How, or what, is the best way to tell when you have too many pgm's in your cement/inquart silver?. 

Will it give a much darker cement throughout the entire displacement (instead of just cementing pgm's at the end), or will it become a difficult task to melt it? Will it begin to not go into solution with the silver during the nitric leach and stay with the gold? (so it kind of balances it's alloy percentage on its own)?
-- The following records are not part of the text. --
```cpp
template <class G, class LL>
XYWS_DEV void lat_undo(const run_params& P, const LL& L, uint32_t tid, uint64_t s, uint64_t kst, uint64_t kb) {
  const uint64_t X0 = L.X0, F = L.F, kmax = L.kmax;
  const uint64_t ss = s * G::SEG;
  const uint32_t stop = (uint32_t)(X0 + kst * F - ss < G::SEG ? X0 + kst * F - ss : G::SEG);
  const uint32_t lo_r = lat_rel(P.lo, ss), hi_r = P.hi - ss < G::SEG ? (uint32_t)(P.hi - ss) : G::SEG;
  const uint32_t top = stop < hi_r ? stop : hi_r;
  const uint32_t from = lat_rel(X0 + kb * F, ss);
  for (uint32_t a = (from & ~15u) + tid * 16u; a < top; a += G::NT * 16u) {
    uint64_t g = a + ss < X0 ? NONE : (a + ss - X0) / F;
    u32x4 m = {0u, 0u, 0u, 0u};
    for (int t = 0; t < 2; t++, g = g == NONE ? 0 : g + 1) {
      uint4 en = {0u, 0u, 0u, 0u};
      if (g == NONE) {
        const cstate S0 = L.S0;
        if (!(S0.st & S_NOCOV)) en = uint4{lat_rel(S0.cov_ps, ss), lat_rel(X0, ss), S0.cov_kw, 0u};
      } else if (g < kst && g < kmax) {
        const uint64_t x = X0 + g * F;
        const hdr_info h = hdr_global(P, x, NONE);
        if (h.hlen) {
          const uint64_t ps = x + h.hlen;
          const uint64_t end = g + 1 == kmax ? sat_add(ps, h.plen) : x + F;
          en = uint4{lat_rel(ps, ss), lat_rel(end < P.hi ? end : P.hi, ss), aligned_key(h.key, ps, 0), 0u};
        }
      }
      m |= span_key16(a, en.x, en.y, en.z);
    }
    if (a >= from && a >= lo_r && a + 16u <= top) {
      uint32_t* q = reinterpret_cast<uint32_t*>(P.base + ss + a);
      const uint32_t mm[4] = {m.x, m.y, m.z, m.w};
#pragma unroll
      for (int i = 0; i < 4; i++) {
        if (!mm[i]) continue;
        const uint32_t v = __hip_atomic_load(q + i, __ATOMIC_RELAXED, __HIP_MEMORY_SCOPE_AGENT);
        __hip_atomic_store(q + i, v ^ mm[i], __ATOMIC_RELAXED, __HIP_MEMORY_SCOPE_AGENT);
      }
      continue;
    }
#pragma unroll
    for (uint32_t b = 0; b < 16; b++) {
      const uint32_t y = a + b;
      const uint32_t mw = b < 4 ? m.x : b < 8 ? m.y : b < 12 ? m.z : m.w;
      const uint8_t kbyte = (uint8_t)(mw >> (8u * (b & 3u)));
      if (kbyte && y >= from && y >= lo_r && y < top) {
        uint8_t* q = P.base + ss + y;
        const uint8_t v = __hip_atomic_load(q, __ATOMIC_RELAXED, __HIP_MEMORY_SCOPE_AGENT);
        __hip_atomic_store(q, (uint8_t)(v ^ kbyte), __ATOMIC_RELAXED, __HIP_MEMORY_SCOPE_AGENT);
      }
    }
  }
}

constexpr uint32_t LAT_UNDO_POLLS = 2048;

template <class G, class LL>
XYWS_DEV void lat_body(const run_params& P, LL& L, uint32_t tid, uint32_t ahead) {
  using IO = lat_io<G>;
  uint32_t* cnt = reinterpret_cast<uint32_t*>(P.lat + LW_CNT);
  if (!L.na) {
    if constexpr (IO::CTRL) {
      if (__builtin_amdgcn_readfirstlane(tid >> 6) == 0)
        lat_loop<G, LR_CTRL>(P, L, tid, ahead);
      else
        lat_loop<G, LR_DATA>(P, L, tid, ahead);
    } else {
      lat_loop<G, LR_ALL>(P, L, tid, ahead);
    }
    __syncthreads();
    if (tid < 64) {
      uint64_t b = 0;
      if (tid == 0) __hip_atomic_fetch_add(P.lat + LW_LOOPS, 1ull, __ATOMIC_RELAXED, __HIP_MEMORY_SCOPE_AGENT);
      if (L.quit && L.nsl) {
        const uint32_t polls = (P.opts & XYWS_OPT_TEST_LATDUMP) ? 0u : LAT_UNDO_POLLS;
        bool ended = false;
        for (uint32_t it = 0; it < polls; it++) {
          if (uniform64(st_load(P.lat + LW_LOOPS)) >= gridDim.x) {
            ended = true;
            break;
          }
          __builtin_amdgcn_s_sleep(8);
        }
        if (ended) b = uniform64(st_load(P.lat + LW_BRK));
      }
      if (tid == 0) L.kbf = b && L.nsl ? ~b : NONE;
    }
    __syncthreads();
    const uint64_t kb = L.kbf;
    if (kb != NONE) {
      const uint32_t n = L.nsl;
      for (uint32_t j = 0; j < n; j++)
        if (kb < L.sl_k[j]) lat_undo<G>(P, L, tid, L.sl_seg[j], L.sl_k[j], kb);
      asm volatile("s_waitcnt vmcnt(0)" ::: "memory");
      __syncthreads();
      if (tid == 0) L.nsl = 0;
      __syncthreads();
    }
    lat_dump_list<G>(P, L, tid);
  }
  asm volatile("s_waitcnt vmcnt(0)" ::: "memory");
  __syncthreads();
  if (tid == 0) {
    __builtin_amdgcn_fence(__ATOMIC_RELEASE, "agent");
    asm volatile("s_waitcnt vmcnt(0)" ::: "memory");
    const uint32_t last = atomicAdd(cnt + 1, 1u) + 1 == gridDim.x ? 1u : 0u;
    if (last) {
      __builtin_amdgcn_fence(__ATOMIC_ACQUIRE, "agent");
      asm volatile("s_waitcnt vmcnt(0)" ::: "memory");
    }
    L.done_last = last;
  }
  __syncthreads();
  if (!L.done_last) return;
  if (tid == 0) {
    const uint64_t b = st_load(P.lat + LW_BRK);
    L.kbf = b && !L.na ? ~b : NONE;
  }
  __syncthreads();
  const uint64_t kb = L.kbf;
  if (kb != NONE) {
    if (tid == 0) L.nsl = 0;
    __syncthreads();
    for (uint32_t w = tid; w < gridDim.x; w += G::NT) {
      const uint64_t* q = P.lsl + (uint64_t)w * LAT_LSW;
      const uint32_t n = (uint32_t)st_load(q);
      for (uint32_t i = 0; i < n; i++) {
        const uint64_t kst = st_load(q + 2 + 2 * i);
        if (kb < kst) {
          const uint32_t j = atomicAdd(&L.nsl, 1u);
          if (j < LAT_SLIST) {
            L.sl_seg[j] = st_load(q + 1 + 2 * i);
            L.sl_k[j] = kst;
          }
        }
      }
    }
    __syncthreads();
    const uint32_t nu = L.nsl;
    if (nu <= LAT_SLIST) {
      for (uint32_t j = 0; j < nu; j++) lat_undo<G>(P, L, tid, L.sl_seg[j], L.sl_k[j], kb);
    } else {
      for (uint32_t w = 0; w < gridDim.x; w++) {
        const uint64_t* q = P.lsl + (uint64_t)w * LAT_LSW;
        const uint32_t n = (uint32_t)st_load(q);
        for (uint32_t i = 0; i < n; i++) {
          const uint64_t kst = st_load(q + 2 + 2 * i);
          if (kb < kst) lat_undo<G>(P, L, tid, st_load(q + 1 + 2 * i), kst, kb);
        }
      }
    }
    asm volatile("s_waitcnt vmcnt(0)" ::: "memory");
    __syncthreads();
  }
  for (uint64_t g = tid; g * LAT_GRP < P.nseg; g += G::NT)
    __hip_atomic_store(P.lgrp + g, 0ull, __ATOMIC_RELAXED, __HIP_MEMORY_SCOPE_AGENT);
  if (tid < LAT_NREP) __hip_atomic_store(P.lbrk + LAT_REPW * tid, 0ull, __ATOMIC_RELAXED, __HIP_MEMORY_SCOPE_AGENT);
  if (tid != 0) return;
  lat_finish(P, L);
}

template <class GA, class GB>
__global__ void __launch_bounds__(GB::NT)
__attribute__((amdgpu_waves_per_eu(GB::NT >= 256 ? GB::NT / 256 : 1))) k_stream_lattice(run_params P0) {
  using GL = llay<GA, GB>;
  using IO = lat_io<GB>;
  static_assert(lat_io<GA>::CLAIM == IO::CLAIM, "one claim lane");
  extern __shared__ __attribute__((aligned(256))) uint8_t xs_lds[];
  lat_lds<GL>& L = *reinterpret_cast<lat_lds<GL>*>(xs_lds);
  const uint32_t tid = threadIdx.x;
  uint32_t ahead = NONE32;
  if (tid == 0) {
    const xyws_carry* cz = P0.cin_user ? P0.cin_user : &k_zero_carry;
    carry_words cc;
    uint32_t r0[5];
    uint64_t dp, ep;
    {
      u32x4 g;
      asm volatile("global_load_dwordx4 %0, %1, off sc1" : "=v"(g) : "v"(P0.lat + LW_DPOL) : "memory");
#pragma unroll
      for (int i = 0; i < 8; i++) cc.w[i] = reinterpret_cast<const uint64_t*>(cz)[i];
      const uint64_t a0 = P0.lo & ~3ull, dl = (P0.hi + 3) & ~3ull;
#pragma unroll
      for (int i = 0; i < 5; i++) {
        const uint64_t q = a0 + 4 * i;
        r0[i] = *reinterpret_cast<const uint32_t*>(P0.base + (q < dl ? q : dl - 4));
      }
      asm volatile("s_waitcnt vmcnt(0)" : "+v"(g)::"memory");
#pragma unroll
      for (int i = 0; i < 5; i++)
        if (a0 + 4 * i >= dl) r0[i] = 0u;
      dp = (uint64_t)g.x | ((uint64_t)g.y << 32);
      ep = (uint64_t)g.z | ((uint64_t)g.w << 32);
    }
    L.E = ep + 1;
    const bool dvalid = dp >> 63, dreg = (dp & ((1ull << 48) - 1)) >= LAT_FMIN;
    const uint64_t ddec = (dp >> 48) & 0x7Fu;
    uint32_t na = dvalid && !dreg && !(P0.opts & XYWS_OPT_LATTICE) ? 2u : 0u;
    L.nogate = dvalid && dreg && ddec == DEC_LATTICE && !(P0.opts & XYWS_OPT_LAT_GATE) ? 1u : 0u;
    uint64_t c0 = 0;
    const cstate S0 = initial_state_w(P0, cc, c0);
    if (!na && ((S0.st & S_PARTIAL) || S0.X >= P0.hi)) na = 1u;
    uint64_t F = 0, kmax = 0;
    if (!na) {
      hdr_info h;
      if (S0.X == P0.lo) {
        const uint32_t sh = (uint32_t)(P0.lo & 3);
        uint32_t w[4];
#pragma unroll
        for (int i = 0; i < 4; i++) w[i] = __builtin_amdgcn_alignbyte(r0[i + 1], r0[i], sh);
        const uint64_t room = P0.hi - P0.lo;
        h = parse_header_words(w, room < 16 ? (uint32_t)room : 16u);
      } else {
        h = hdr_global(P0, S0.X, NONE);
      }
      F = sat_add(h.hlen, h.plen);
      if (!h.hlen || F < LAT_FMIN || F > LAT_FMAX) na = 1;
      else kmax = (P0.hi - S0.X + F - 1) / F;
    }
    if (!na && kmax > 1 && !(P0.opts & (XYWS_OPT_TEST_LATSPEC | XYWS_OPT_LATX_NOCHK))) {
      const uint64_t dl = (P0.hi + 3) & ~3ull;
      uint32_t r[2][5];
#pragma unroll
      for (int j = 0; j < 2; j++) {
        const uint64_t a = (S0.X + (j + 1) * F) & ~3ull;
#pragma unroll
        for (int i = 0; i < 5; i++) {
          const uint64_t q = a + 4 * i;
          r[j][i] = (j == 0 || kmax > 2) && q < dl ? *reinterpret_cast<const uint32_t*>(P0.base + q) : 0u;
        }
      }
#pragma unroll
      for (int j = 0; j < 2; j++) {
        const uint64_t k = j + 1;
        if (k >= kmax) break;
        const uint64_t x = S0.X + k * F;
        const uint32_t sh = (uint32_t)(x & 3);
        uint32_t w[4];
#pragma unroll
        for (int i = 0; i < 4; i++) w[i] = __builtin_amdgcn_alignbyte(r[j][i + 1], r[j][i], sh);
        const uint64_t room = P0.hi - x;
        const hdr_info h = parse_header_words(w, room < 16 ? (uint32_t)room : 16u);
        const bool last = k + 1 == kmax;
        const uint64_t fend = h.hlen ? sat_add(x + h.hlen, h.plen) : x;
        const bool ok = h.hlen ? ((uint64_t)h.hlen + h.plen == F && h.plen < F) || (last && fend >= P0.hi) : last;
        if (!ok) na = 1;
      }
    }
    const bool big = GA::SEG != GB::SEG && !na && F >= LAT5_MIN_FRAME;
    const uint64_t seg = big ? GA::SEG : GB::SEG;
    const uint64_t nseg = (P0.hi + seg - 1) / seg;
    L.nseg = nseg;
    L.S0 = S0;
    L.c0 = c0;
    L.X0 = S0.X;
    L.F = F;
    L.kmax = kmax;
    L.na = na;
    L.quit = 0;
    L.nsl = 0;
    L.big = big ? 1u : 0u;
    L.cur = !na && blockIdx.x < nseg ? blockIdx.x : NONE32;
  }
  if (tid == IO::CLAIM) ahead = blockIdx.x - gridDim.x;
  __syncthreads();
  run_params P = P0;
  P.nseg = uniform64(L.nseg);
  P.opts &= ~XYWS_OPT_LAT_NOGATE;
  if (uniform32(L.nogate)) P.opts |= XYWS_OPT_LAT_NOGATE;
  if constexpr (GA::SEG != GB::SEG) {
    if (uniform32(L.big)) {
      lat_body<GA>(P, L, tid, ahead);
      return;
    }
  }
  lat_body<GB>(P, L, tid, ahead);
}
```

xynet_amd/csrc/xyws_stream.hip:

```cpp
#include <hip/hip_runtime.h>
#include <stdint.h>

#include <cstring>
#include <mutex>
#include <cstdlib>
#include <initializer_list>

#include "xyws_stream.h"
#include "xyws_device.h"

namespace {



constexpr uint64_t NONE = ~0ull;
constexpr uint32_t NONE32 = 0xFFFFFFFFu;
constexpr uint32_t PAD = 32;
constexpr uint32_t KHDR_127 = 2, KHDR_126 = 6, KHDR_7 = 8;
constexpr uint32_t SPIN = 1u << 24;
constexpr uint32_t OOB = 0x80000000u;
constexpr int AUX_NT = 2;
#ifndef XYWS_EXP_AUX_ST
#define XYWS_EXP_AUX_ST 2
#endif
// ... 1504 lines not shown
    }
    if (st_on) stat_add(P, ST_X_SURV, __builtin_amdgcn_s_memtime() - tb);
    (void)check();
  }
  if (!rest && !w0) (void)check();
  if (st_on) {
    stat_add(P, ST_P_TCOMP, a_filt); stat_add(P, ST_P_TCHECK, a_chk);
    stat_add(P, ST_P_WIN, nwin); stat_add(P, ST_P_CAND, nsurv); stat_add(P, ST_P_UND, L.ucnt);
  }
  if (L.ovf) {
    __syncthreads();
    if (tid == 0) L.best = 0xFFFFFFFFu;
    __syncthreads();
#pragma unroll 1
    for (uint32_t k = 0; k < G::CH; k++) {
      const uint32_t a = (k * G::NT + tid) * 16u;
      uint32_t b = ss + a < P.hi ? chunk_candidates<G>(P, L, a, unm) : 0u;
      bool hit = false;
      while (b) {
        const uint32_t t = __builtin_ctz(b);
        b &= b - 1;
        const uint32_t pos = a + t;
        if (pos > __hip_atomic_load(&L.best, __ATOMIC_RELAXED, __HIP_MEMORY_SCOPE_WORKGROUP)) { hit = true; break; }
        if (chain_plausible(P, L, ss, ss + pos, unm, true) == 1u) {
          atomicMin(&L.best, pos);
          hit = true;
          break;
        }
      }
      if (hit) break;
    }
    __syncthreads();
    return;
  }
  const uint32_t nu = L.ucnt, best = L.best;
  if (nu) {
    for (uint32_t i = tid; i < nu; i += G::NT) {
      const uint32_t pos = L.ul[i];
      if (pos < best && chain_plausible(P, L, ss, ss + pos, unm, true) == 1u) atomicMin(&L.best, pos);
    }
    __syncthreads();
    if (st_on) stat_add(P, ST_P_TRES, __builtin_amdgcn_s_memtime() - tq);
  }
}

template <class G>
XYWS_DEV void find_entry(const run_params& P, lds_t<G>& L, seg_io<G>& io, uint32_t tid, uint64_t rb,
                         uint64_t re) {
  const bool unm = (P.opts & XYWS_OPT_UNMASKED_HINT) != 0;
  const bool big = P.bigscan != 0;
  if (re > P.hi) re = P.hi;
  if (tid == 0) L.aux0 = NONE;
  uint64_t tp = (stats_on(P) && tid == 0) ? __builtin_amdgcn_s_memtime() : 0;
  for (uint64_t ss = rb; ss < re; ss += G::SEG) {
    __syncthreads();
    io.fill(P, L, ss, tid);
    if (tid == 0) { L.best = 0xFFFFFFFFu; L.aux1 = ss; }
    __syncthreads();
    if (stats_on(P) && tid == 0) {
      const uint64_t t = __builtin_amdgcn_s_memtime();
      stat_add(P, ST_P_FILL, t - tp);
      tp = t;
    }
    if (ss + G::SEG < P.hi && !(P.opts & XYWS_OPT_DIAG)) io.issue(P, ss + G::SEG, tid);
    if (P.pfs && ss == rb) {
      if (tid == 0) {
        const xyws_carry* cz = P.cin_user ? P.cin_user : &k_zero_carry;
        uint64_t c0;
        const cstate S0 = initial_state(P, cz, c0);
        const uint64_t F = P.pfs, x0 = S0.X;
        if (!(S0.st & (S_PARTIAL | S_PARTCARRY)) && x0 < P.hi) {
          const uint64_t q = rb <= x0 ? x0 : x0 + (rb - x0 + F - 1) / F * F;
          if (q >= ss && q + XYWS_MAX_FRAME_HEADER_SIZE <= ss + G::SEG && q < re) {
            const hdr_info h = hdr_at(P, L, ss, q, NONE);
            if (h.hlen && (uint64_t)h.hlen + h.plen == F && chain_plausible(P, L, ss, q, unm, false) == 1u)
              L.best = (uint32_t)(q - ss);
          }
        }
      }
      __syncthreads();
      if (L.best != 0xFFFFFFFFu) {
        if (tid == 0) {
          L.aux0 = ss + L.best;
          stat_add(P, ST_P_LATTICE, 1);
        }
        break;
      }
    }
    scan_segment<G>(P, L, ss, tid, unm, !big);
    if (stats_on(P) && tid == 0) {
      const uint64_t t = __builtin_amdgcn_s_memtime();
      stat_add(P, ST_P_SCAN, t - tp);
      tp = t;
    }
    if (L.best != 0xFFFFFFFFu) {
      if (tid == 0) L.aux0 = ss + L.best;
      break;
    }
  }
  __syncthreads();
}
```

I am only curious, as I rarely inquart, but would like to know the tell tale signs of the 'too high pgm "contamination" ' for when it HAS to go to the cell.


----------



## DylanDownright84 (May 17, 2020)

I'm curious to know about this too. Been scouring the forum for good while now. I have about 50toz of quite dark cement silver stored up and will be building a cell using sreetips tutorials. My refiner wont pay me for the pgms in my cement because there wouldn't be enough in the whole lot. I have a hard time believing that and I'm definitely not going to sell my cement silver and just let hundreds of dollars worth of pgms go for free from the last few years of doing inquartation. Every inquartation had some white gold in it and a few were almost entirely white gold that I did separately from my yellow gold batches. Do I use my cement to make the electrolyte or does is go in the basket as the electrode/anode? Gonna study up some more, but I'm excited to try something new. Just need some clarification on some things. Thanks!
EDIT: Just found what I was looking for and verified what i already thought. I'll melt my cement into the anode.


----------



## nickvc (May 18, 2020)

Dylan just one piece of advice don’t make shot pour bars for your cell, I watched the same video and what a performance to remove the undissolved silver, with bars pick out rinse off and either put back for remelt in or add back into the cell.


----------



## DylanDownright84 (May 18, 2020)

Thanks nick! Pour bars from my silver cement, got it! Is there a weight to the bar that I'm aiming for? From what I've read it seems 2-3toz seems to be the norm for the anode. And do you more experienced guys have a particular way you like to deal with the slimes? Storage, handling, etc? I am expecting pgms and they make me a bit nervous, hence why I've put off doing this for the last few years while allowing my silver cement to accumulate. I want to maximize my gains, but this is virgin territory for me now.


----------



## DylanDownright84 (May 18, 2020)

This will be my feedstock. The powder is quite dark compared to what I first started with. Not a great comparison because of how reflective silver is, but the small bar is from this cement. Poured it a while back to test a new mini kiln I built so the powder wouldn't blow all over my shop during the melting process.


----------



## FrugalRefiner (May 18, 2020)

Looks like I never responded to a good question from Topher back in 2017 that has come back up again.



Topher_osAUrus said:


> This advice spawned a question, deep from the bowels of my brain.
> 
> Say you use the same 200 grams of silver to inquart, and inquart, and inquart. Has not been run through a cell, (yet), just cement, add to gold, melt, and nuke it in nitric again, and again.
> 
> ...



I don't know that you can tell by the color of the cement, but you can tell by dissolving a small sample of it. Silver dissolved in nitric will be nearly colorless. Platinum will give it a yellow tint, and palladium will tint it brown. If you dissolve a small sample and see either of these colors, it would be good to run the cement through a cell. There is a limit to how much platinum will follow the silver when leached with nitric. I don't know what the limit is - that's a future project. Since it costs almost nothing to run it through a cell, it's a good insurance policy. Palladium will of course dissolve in the nitric leach even without the help of silver.




DylanDownright84 said:


> Do I use my cement to make the electrolyte or does is go in the basket as the electrode/anode?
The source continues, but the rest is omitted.